I t takes another two days for all hell to rain down on us.

It arrives in the form of a power couple at the door of Notre Dame.

Demanding entry and a meeting with Elhyor.

They’ve been at the front door, on the parvis for the past twenty minutes, and everyone is gathered in Elhyor’s office. By everyone, I mean me, Elhyor, Angie, Léandre and—sadly—Pierre.

The latter being of the advice that we should let them in and see what they have to say. He says that it might be possible that they want a new beginning and are just here to set a healthy basis.

I call bullshit.

Shoot.

I call bullshoot, I mean.

I wonder if the couple came just for show—knowing the previous Michael died on our front step and that it was, like everything else, mediatized—or if they have ulterior motives.

I don’t know either of them, and even if I would love to give them the benefit of the doubt, the way Angie and Léandre painted them doesn’t give me high hopes.

I just hope it’s just for show because I don’t think I could deal with any additional drama right now. Not with my father still not waking up.

Not with him still looking like he’s peacefully sleeping now that all of his wounds and cuts have started healing correctly.

“It’s just the two of them,” Elhyor chimes in. “What bad could happen with just the two of them?”

I’m partial to them starting the apocalypse, but I shut up this time.

I know that my dad would side with Elhyor on that question, but he would also accompany him to that meeting, and I don’t know if that privilege extends to me.

“You should accept that meeting. Not inside, though. I would post people on the roof because there might be only two of them on the parvis, but who says they don’t have warriors hiding in the streets just out of sight?

Luc can double check, but we know how to bypass their cameras.

So, it stands to reason that they know how to do it, too.

If you haven’t forgotten how they overtook all screens two days ago for their announcement, you can’t even rule out that they’re running their own videos directly on our feeds.

So, yes, meet them outside, post guards on the roof and send some in the streets around Notre Dame to patrol. ”

When I’m done explaining my point of view, four pairs of eyes are staring at me.

“What?
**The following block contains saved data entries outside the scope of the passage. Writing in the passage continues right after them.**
@@ -489,7 +493,7 @@
         if (!own) return;
     }
     EvalOut o;
-    eval_row<WANT_M, BIN>(S, L, Pd, I, stP, stR, nrun, tables, r, n, own, Mout, dmxv, compact, write_red, status, istatus,
+    eval_row<WANT_M, BIN, GEN>(S, L, Pd, I, stP, stR, nrun, tables, r, n, own, Mout, dmxv, compact, write_red, status, istatus,
                           ii, ph_hi, ph_lo, ftay, delay_out, dfac, rs.swg, o);
     wgp_stamp(1, false);
     if (!ef) return;
@@ -503,19 +507,19 @@
     __syncthreads();
     const dd tz = dd_make(L.X[0], L.X[1]);
     dd d0 = dd_make(0.0);
-    if (!S.track_pn && S.subtract_mean) d0 = dd_add_d(dd_sub(dd_make(L.X[2], L.X[3]), tz), Pd.dpn[0]);
+    if (!S.track_pn && S.subtract_mean) d0 = dd_add_d(dd_sub(dd_make(L.X[2], L.X[3]), tz), gld(Pd.dpn, 0));
     double sw = 0.0, swx = 0.0;
     if (lt < EF_ROWS && own) {
-        const dd d = dd_add_d(dd_sub(dd_make(o.phase.hi, o.phase.lo), tz), Pd.dpn[r]);
+        const dd d = dd_add_d(dd_sub(dd_make(o.phase.hi, o.phase.lo), tz), gld(Pd.dpn, r));
         double full;
         if (S.track_pn) {
-            full = dd_to_d(dd_add_d(d, -Pd.pn[r]));
+            full = dd_to_d(dd_add_d(d, -gld(Pd.pn, r)));
         } else {
             const dd x = dd_sub(d, d0);
             full = dd_to_d(dd_sub(x, dd_round_half_up(x)));
         }
         rs.rph[I.roff - ii + r] = full;
-        const double lw = Pd.isig[r];
+        const double lw = gld(Pd.isig, r);
         const double w = S.weighted_mean ? lw * lw : 1.0;
         sw += w;
         swx += w * full;
@@ -751,13 +755,13 @@
     double* Mb = Mout + I.moff;
     for (int r = threadIdx.x & 63; r <= n; r += 64) {
         ToaRow t;
-        t.tdb = dd_make(Pd.tdb_hi[r], Pd.tdb_lo[r]);
-        t.jmask = Pd.jmask[r];
-        t.dmx_a = Pd.dmx_a[r];
-        t.dmx_b = Pd.dmx_b[r];
+        t.tdb = dd_make(gld(Pd.tdb_hi, r), gld(Pd.tdb_lo, r));
+        t.jmask = gld(Pd.jmask, r);
+        t.dmx_a = gld(Pd.dmx_a, r);
+        t.dmx_b = gld(Pd.dmx_b, r);
         t.dmx_x = Pd.dmx_x;
-        t.dmx_x0 = Pd.dmx_x ? Pd.dmx_x[r] : 0;
-        t.dmx_x1 = Pd.dmx_x ? Pd.dmx_x[r + 1] : 0;
+        t.dmx_x0 = Pd.dmx_x ? gld(Pd.dmx_x, r) : 0;
+        t.dmx_x1 = Pd.dmx_x ? gld(Pd.dmx_x, r + 1) : 0;
         const double* q = shr + (long)r * EVAL_HEAD_W;
         const EvalHead h = {q[0], q[1], q[2], q[3], q[4], q[5], q[6], q[7], q[8], q[9]};
         EvalOut o;
@@ -774,7 +778,7 @@
     }
 }
 
-template <int WANT_M, int BIN, int W = 0>
+template <int WANT_M, int BIN, int W = 0, bool GEN = false>
 __global__ __launch_bounds__(256) __attribute__((amdgpu_waves_per_eu(W > 0 ? W : 1, W > 0 ? W : 10)))
 void k_eval(const PsrDev* __restrict__ psrs, const InstDev* __restrict__ insts,
                                               const int* __restrict__ blk_inst, const int* __restrict__ blk_row0,
@@ -785,7 +789,7 @@
                                               int write_red, int* __restrict__ status, int* __restrict__ istatus,
                                               double* __restrict__ dfac, EvalRestore rs) {
     __shared__ EvalLds L;
-    eval_block<WANT_M, BIN>(blockIdx.x, psrs, insts, blk_inst, blk_row0, tables, ic, ph_hi, ph_lo, ftay, delay_out,
+    eval_block<WANT_M, BIN, GEN>(blockIdx.x, psrs, insts, blk_inst, blk_row0, tables, ic, ph_hi, ph_lo, ftay, delay_out,
                             Mout, dmxv, compact, write_red, status, istatus, dfac, L, rs);
 }
 
@@ -831,6 +835,34 @@
 __global__ __launch_bounds__(256) __attribute__((amdgpu_waves_per_eu(W, W))) void k_eval_mix_w(PINT_EVAL_MIX_ARGS) {
     WgTimer wgt_(WGT_EVAL);
     eval_mix_body<WANT_M>(PINT_EVAL_MIX_PASS);
+}
+
+struct EvalOffs {
+    int v[PINT_NBIN + 1];
+};
+template <int WANT_M>
+__global__ __launch_bounds__(256) void k_eval_gen(const PsrDev* __restrict__ psrs, const InstDev* __restrict__ insts,
+                                                  const int* __restrict__ blk_inst, const int* __restrict__ blk_row0,
+                                                  EvalOffs off, const double* __restrict__ tables,
+                                                  const InstConst* __restrict__ ic, double* __restrict__ ph_hi,
+                                                  double* __restrict__ ph_lo, double* __restrict__ ftay,
+                                                  double* __restrict__ delay_out, double* __restrict__ Mout,
+                                                  double* __restrict__ dmxv, int compact, int write_red,
+                                                  int* __restrict__ status, int* __restrict__ istatus,
+                                                  double* __restrict__ dfac, EvalRestore rs) {
+    static_assert(PINT_NBIN == 6, "k_eval_gen: one case per binary model");
+    const int b = blockIdx.x;
+    __shared__ EvalLds L;
+#define PINT_EVAL_GEN(BT)                                                                                         \
+    eval_block<WANT_M, BT, true>(b, psrs, insts, blk_inst, blk_row0, tables, ic, ph_hi, ph_lo, ftay, delay_out, Mout, \
+                                 dmxv, compact, write_red, status, istatus, dfac, L, rs)
+    if (b < off.v[1]) PINT_EVAL_GEN(0);
+    else if (b < off.v[2]) PINT_EVAL_GEN(1);
+    else if (b < off.v[3]) PINT_EVAL_GEN(2);
+    else if (b < off.v[4]) PINT_EVAL_GEN(3);
+    else if (b < off.v[5]) PINT_EVAL_GEN(4);
+    else PINT_EVAL_GEN(5);
+#undef PINT_EVAL_GEN
 }
 
 constexpr int RES_BT = 256;
@@ -4967,6 +4999,8 @@
     int solve_w8 = 1;
     int eval0_wpe = 1;
     int eval_wpe = 3;
+    int eval_lds = 1;
+    bool eval_staged = true;
     int n_vg = 0;
     bool any_dmx_rows = false;
     double *d_TSp = nullptr, *d_TS = nullptr;
@@ -5537,6 +5571,7 @@
     ctx->efuse = getenv("PINT_EFUSE") ? atoi(getenv("PINT_EFUSE")) : 1;
     ctx->lane_solve = getenv("PINT_LANE_SOLVE") ? atoi(getenv("PINT_LANE_SOLVE")) : 1;
     ctx->spin_eval = getenv("PINT_SPIN_EVAL") ? atoi(getenv("PINT_SPIN_EVAL")) : 1;
+    ctx->eval_lds = getenv("PINT_EVAL_LDS") ? (atoi(getenv("PINT_EVAL_LDS")) ? 1 : 0) : 1;
     hipEventCreateWithFlags(&ctx->ev_gram, evf);
     hipEventCreateWithFlags(&ctx->ev_sigma, evf);
     for (int sl = 0; sl < pint_ctx::NSLOT; sl++) {
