namespace {
template <int NJ>
struct LaunchRolloutRewards {
  static int run(const cacto_sys* sys, const double* S, const float* A, const int32_t* n, int T, int use_actor,
                 const double* W, double* R, double* EE, int B, hipStream_t st) {
    const int64_t total = (int64_t)B * (T + 1);
    static const char* force = std::getenv("CACTO_REW_GRID");
    const bool compact = force ? force[0] == 'c' : NJ == -2;
    if (B <= CACTO_REW_SCAN_MAX && compact) {
      const int grid = (int)std::max<int64_t>(1, std::min<int64_t>((total + 255) / 256, 4 * ro_cus()));
      hipLaunchKernelGGL(k_rollout_rewards_c<NJ>, dim3(grid), dim3(256), (size_t)(B + 1) * sizeof(int), st, sys->dev,
                         S, A, n, T, use_actor, W, R, EE, B);
    } else {
      const int grid = (int)std::max<int64_t>(1, std::min<int64_t>((total + 255) / 256, 8 * ro_cus()));
      hipLaunchKernelGGL(k_rollout_rewards<NJ>, dim3(grid), dim3(256), 0, st, sys->dev, S, A, n, T, use_actor, W, R,
                         EE, B);
    }
    CACTO_CHECK_HIP(hipGetLastError());
    return CACTO_OK;
  }
};

template <int NJ>
struct LaunchRollout {
  static int run(const cacto_sys* sys, NetView v, const double* S0, const int32_t* n, int T, int use_actor,
                 const double* W, double* S, float* A, double* R, double* EE, int32_t* status, const int32_t* order,
                 int B, int groups, int wgs, hipStream_t st) {
    const int cus = ro_cus();
    constexpr bool tt_ok = NJ <= 2 && !(NJ > 0 && !RoConstDyn<NJ>::ok);
    const bool tt_sys = tt_ok && (NJ <= 0 || sys->host.p.const_dyn);
    const bool tt_auto = tt_sys && NJ > 0;
    constexpr bool ks_ok = tt_ok || NJ == 3;
    const bool planar = NJ == 3 && sys->host.pl[0] != 0.0;
    const bool ks_sys = tt_sys || planar;
    if ((groups == -1 && !tt_sys) || (groups == -3 && !ks_sys)) {
      set_error("cacto_rollout_sched: groups -1 needs a system without configuration-dependent M, -3 such a system "
                "or a planar 3-joint chain");
      return CACTO_EINVAL;
    }
    const bool ks_auto = (tt_sys && B <= 2 * 8 * cus) || planar;
    if (groups == -3 || (groups == 0 && ks_auto)) {
      if (wgs <= 0) wgs = std::min(cus, ceil_div(B, 8));
      wgs = std::max(1, std::min(wgs, ceil_div(B, 8)));
      if constexpr (ks_ok)
        hipLaunchKernelGGL(k_rollout_ks<NJ>, dim3(wgs), dim3(8 * CACTO_WAVE), 0, st, sys->dev, v, S0, n, T,
                           use_actor, S, A, status, order, B);
      CACTO_CHECK_HIP(hipGetLastError());
      if (R || EE) return LaunchRolloutRewards<NJ>::run(sys, S, A, n, T, use_actor, W, R, EE, B, st);
      return CACTO_OK;
    }
    if (tt_sys && (groups == -1 || (tt_auto && groups == 0 && B / (2 * 4 * cus) == 2))) {
      if (wgs <= 0) wgs = std::min(cus, ceil_div(B, 8));
      wgs = std::max(1, std::min(wgs, ceil_div(B, 8)));
      if constexpr (tt_ok)
        hipLaunchKernelGGL(k_rollout_tt<NJ>, dim3(wgs), dim3(2 * CACTO_THREADS), 0, st, sys->dev, v, S0, n, T,
                           use_actor, S, A, status, order, B);
      CACTO_CHECK_HIP(hipGetLastError());
      if (R || EE) return LaunchRolloutRewards<NJ>::run(sys, S, A, n, T, use_actor, W, R, EE, B, st);
      return CACTO_OK;
    }
    constexpr int gmax = 4;
    if (groups <= 0) {
      const int per = B / (2 * 4 * cus);
      groups = std::min(gmax, per >= 4 ? 4 : per >= 2 ? 2 : 1);
    }
    if (groups > gmax) {
      set_error("cacto_rollout_sched: groups above this system's maximum (1 for 6 joints)");
      return CACTO_EINVAL;
    }
    if (wgs <= 0) wgs = std::min(cus, ceil_div(B, 4 * groups));
    wgs = std::max(1, std::min(wgs, ceil_div(B, 4 * groups)));
    switch (groups) {
      case 1:
        hipLaunchKernelGGL((k_rollout<NJ, 1>), dim3(wgs), dim3(CACTO_THREADS), 0, st, sys->dev, v, S0, n, T, use_actor,
                           S, A, status, order, B);
        break;
      case 2:
        hipLaunchKernelGGL((k_rollout<NJ, (gmax >= 2 ? 2 : 1)>), dim3(wgs), dim3(CACTO_THREADS), 0, st, sys->dev, v, S0,
                           n, T, use_actor, S, A, status, order, B);
        break;
      case 4:
        hipLaunchKernelGGL((k_rollout<NJ, (gmax >= 4 ? 4 : 1)>), dim3(wgs), dim3(CACTO_THREADS), 0, st, sys->dev, v, S0,
                           n, T, use_actor, S, A, status, order, B);
        break;
      default:
        set_error("cacto_rollout_sched: groups must be 1, 2 or 4");
        return CACTO_EINVAL;
    }
    CACTO_CHECK_HIP(hipGetLastError());
    if (R || EE) return LaunchRolloutRewards<NJ>::run(sys, S, A, n, T, use_actor, W, R, EE, B, st);
    return CACTO_OK;
  }
};
}

#ifdef CACTO_STAMPS
extern "C" int cacto_debug_rollout_stamps(unsigned long long* out_h) {
  CACTO_CHECK_HIP(hipDeviceSynchronize());
  CACTO_CHECK_HIP(hipMemcpyFromSymbol(out_h, HIP_SYMBOL(g_rstamps), sizeof(unsigned long long) * 20));
  return CACTO_OK;
}
extern "C" int cacto_debug_rollout_ws_acc(unsigned long long* out_h) {
  CACTO_CHECK_HIP(hipDeviceSynchronize());
  CACTO_CHECK_HIP(hipMemcpyFromSymbol(out_h, HIP_SYMBOL(g_wsacc), sizeof(unsigned long long) * 1024 * 8 * 7));
  return CACTO_OK;
}
extern "C" int cacto_debug_rollout_tt_acc(unsigned long long* out_h) {
  CACTO_CHECK_HIP(hipDeviceSynchronize());
  CACTO_CHECK_HIP(hipMemcpyFromSymbol(out_h, HIP_SYMBOL(g_ttacc), sizeof(unsigned long long) * 1024 * 2 * 2 * 10));
  return CACTO_OK;
}
#endif
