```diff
@@ -2213,9 +2228,9 @@
     const uint4 nv = crc_nib_load<kPT>(A.crc);
     const TaskRec Ra = stage3_r1(A, Ta), Rb = stage3_r1(A, Tb);
     if (!(A.debug & 8u)) {
-      crc_nib_put(reinterpret_cast<u32*>(&S.img[0][0][0]), &S.pad[0][0], nv);
+      crc_nib_put(reinterpret_cast<u32*>(&S.img[0][0][0]), &S.pad[0][0][0], nv);
       __syncthreads();
-      crc_expand_lds<kPT>(&S.t8[0][0], reinterpret_cast<const u32*>(&S.img[0][0][0]));
+      crc_expand_lds<kPT, kNibTabs>(&S.t8[0][0], reinterpret_cast<const u32*>(&S.img[0][0][0]));
     }
     const bool ca = ha && stage3_cand(A, Ta, Ra), cb = hb && stage3_cand(A, Tb, Rb);
     const TaskState Za = stage3_r2(A, Ta, Ra, ca);
@@ -2239,13 +2254,14 @@
   }
   const uint4 nv = crc_nib_load<kPT>(A.crc);
   TaskRec R = stage3_r1(A, T);
-  static_assert(offsetof(Stage3Smem, z) == sizeof(S.t8), "t8 and z adjacent in LDS");
-  if (!(A.debug & 8u)) crc_nib_put(reinterpret_cast<u32*>(&S.img[0][0][0]), &S.pad[0][0], nv);
+  static_assert(offsetof(Stage3Smem, z) == sizeof(S.t8) && sizeof(S.t8) + sizeof(S.z) == kNibTabs * 1024u,
+                "t8 and z adjacent in LDS: the twelve tables crc_expand_lds builds");
+  if (!(A.debug & 8u)) crc_nib_put(reinterpret_cast<u32*>(&S.img[0][0][0]), &S.pad[0][0][0], nv);
   bool cand = task < tasks && stage3_cand(A, T, R);
   RecRaw W0;
   TaskState Z = stage3_r2(A, T, R, cand, A.s3_stage != 0u, &W0);
   __syncthreads();
-  if (!(A.debug & 8u)) crc_expand_lds<kPT>(&S.t8[0][0], reinterpret_cast<const u32*>(&S.img[0][0][0]));
+  if (!(A.debug & 8u)) crc_expand_lds<kPT, kNibTabs>(&S.t8[0][0], reinterpret_cast<const u32*>(&S.img[0][0][0]));
   stage3_place(Z, W0, R, cand);
   __syncthreads();
   PIPE_STAMP(1);
```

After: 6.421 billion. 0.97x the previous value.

I don’t read only smut,” I say with a shrug.

That seems to relax everyone, and in the end, everyone agrees to my proposition.

Elhyor goes with Pierre, though, not me.

Instead, I’m right behind the tall double doors near the parvis, eavesdropping.

“What took you so long?” Ambrose says—maybe I should start calling him Michael, though.

Elhyor doesn’t seem bothered by the tone the dove-shifter just used.

“I deal with my house the way I deem it necessary,” Elhyor answers with a calm and even voice.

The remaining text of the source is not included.